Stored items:
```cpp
int launch_wgrad_1x1(int dtype, const SrcList& x, int cin_logical, const void* dy, int cout, float* dw, void* workspace,
                     size_t ws_bytes, Dims d, hipStream_t s) {
  W1Cfg c;
  SEUNET_CHECK(wgrad_1x1_cfg(dtype, x, cin_logical, cout, c),
               "wgrad_1x1: 16-bit tensors, 1..3 sources of 32 or 64 channels (64, 128 or 192 together), 32 / 64 / 128 output channels only");
  const W1Cut cut = w1_cut(c, d);
  const WgSlabs slabs = w1_slabs(cut.groups, cin_logical, cout);
  W1Args a{};
  a.slab = slabs.base(workspace, ws_bytes);
  SEUNET_CHECK(a.slab != nullptr, "wgrad_1x1: workspace too small");
  for (int i = 0; i < 3; ++i) { a.src[i] = i < x.n ? x.ptr[i] : nullptr; a.srcC[i] = i < x.n ? x.C[i] : 0; }
  a.nsrc = x.n;
  a.dy = dy; a.cout = cout;
  a.zero = device_zero_page();
  SEUNET_CHECK(a.zero != nullptr, "wgrad_1x1: cannot allocate the device zero page");
  a.nvox = cut.nvox;
  a.nchunk = cut.nchunk;
  const int grid = cut.groups;
  const int lds = (cin_logical + cout) * 2 * c.ch * c.nst + 1024;
  a.nst = c.nst;
  int e = -1;
  SEUNET_DTYPE_SWITCH(dtype, if constexpr (sizeof(T) == 2) {
    if (c.cibw == 1 && c.ch == 128) e = wgrad_1x1_launch<T, 1, 2, 128>(a, grid, lds, s);
    else if (c.cibw == 1) e = wgrad_1x1_launch<T, 1, 2, 64>(a, grid, lds, s);
    else if (c.cibw == 2 && c.ch == 128) e = wgrad_1x1_launch<T, 2, 4, 128>(a, grid, lds, s);
    else if (c.cibw == 2) e = wgrad_1x1_launch<T, 2, 4, 64>(a, grid, lds, s);
    else if (c.ch == 128) e = wgrad_1x1_launch<T, 3, 8, 128>(a, grid, lds, s);
    else e = wgrad_1x1_launch<T, 3, 8, 64>(a, grid, lds, s);
  });
  if (e) return e;
  return launch_wgrad_reduce(a.slab, grid, (int)slabs.per, 1, W1Map{c.cibw, c.ncob, cin_logical}, dw, s);
}

}
```

### se-unet-airseg_amd/csrc/wgrad_march.hip

```cpp
#include "seunet_common.h"
#include "lds_dma.h"
#include "mfma.h"
#include "wgrad.h"
#include <cstdlib>

namespace seunet {

struct WmArgs {
  const void* src0; const void* src1;
  int srcC, nsrc;
  const void* dy; int cout;
  float* slab;
  int N, D, H, W;
  int nyb, nxb, nseg, zsteps;
  int nco;
  int items;
};

static constexpr int WM_TX = 32, WM_RY = 4, WM_HXP = 36, WM_NW = 4, WM_XRING = 3, WM_YRING = 5;
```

◆ **WHAT YOU HAVE TO DO**:
Your job here is to copy the entries above exactly.

◆ **WRITTEN SOLUTION**:
```cpp
int launch_wgrad_1x1(int dtype, const SrcList& x, int cin_logical, const void* dy, int cout, float* dw, void* workspace,
                     size_t ws_bytes, Dims d, hipStream_t s) {
  W1Cfg c;
  SEUNET_CHECK(wgrad_1x1_cfg(dtype, x, cin_logical, cout, c),
               "wgrad_1x1: 16-bit tensors, 1..3 sources of 32 or 64 channels (64, 128 or 192 together), 32 / 64 / 128 output channels only");
  const W1Cut cut = w1_cut(c, d);
  const WgSlabs slabs = w1_slabs(cut.groups, cin_logical, cout);
  W1Args a{};
  a.slab = slabs.base(workspace, ws_bytes);
  SEUNET_CHECK(a.slab != nullptr, "wgrad_1x1: workspace too small");
  for (int i = 0; i < 3; ++i) { a.src[i] = i < x.n ? x.ptr[i] : nullptr; a.srcC[i] = i < x.n ? x.C[i] : 0; }
  a.nsrc = x.n;
  a.dy = dy; a.cout = cout;
  a.zero = device_zero_page();
  SEUNET_CHECK(a.zero != nullptr, "wgrad_1x1: cannot allocate the device zero page");
  a.nvox = cut.nvox;
  a.nchunk = cut.nchunk;
  const int grid = cut.groups;
  const int lds = (cin_logical + cout) * 2 * c.ch * c.nst + 1024;
  a.nst = c.nst;
  int e = -1;
  SEUNET_DTYPE_SWITCH(dtype, if constexpr (sizeof(T) == 2) {
    if (c.cibw == 1 && c.ch == 128) e = wgrad_1x1_launch<T, 1, 2, 128>(a, grid, lds, s);
    else if (c.cibw == 1) e = wgrad_1x1_launch<T, 1, 2, 64>(a, grid, lds, s);
    else if (c.cibw == 2 && c.ch == 128) e = wgrad_1x1_launch<T, 2, 4, 128>(a, grid, lds, s);
    else if (c.cibw == 2) e = wgrad_1x1_launch<T, 2, 4, 64>(a, grid, lds, s);
    else if (c.ch == 128) e = wgrad_1x1_launch<T, 3, 8, 128>(a, grid, lds, s);
    else e = wgrad_1x1_launch<T, 3, 8, 64>(a, grid, lds, s);
  });
  if (e) return e;
  return launch_wgrad_reduce(a.slab, grid, (int)slabs.per, 1, W1Map{c.cibw, c.ncob, cin_logical}, dw, s);
}

}
```

### se-unet-airseg_amd/csrc/wgrad_march.hip

```cpp
#include "seunet_common.h"
#include "lds_dma.h"
#include "mfma.h"
#include "wgrad.h"
#include <cstdlib>

namespace seunet {

struct WmArgs {
  const void* src0; const void* src1;
  int srcC, nsrc;
  const void* dy; int cout;
  float* slab;
  int N, D, H, W;
  int nyb, nxb, nseg, zsteps;
  int nco;
  int items;
};

static constexpr int WM_TX = 32, WM_RY = 4, WM_HXP = 36, WM_NW = 4, WM_XRING = 3, WM_YRING = 5;
```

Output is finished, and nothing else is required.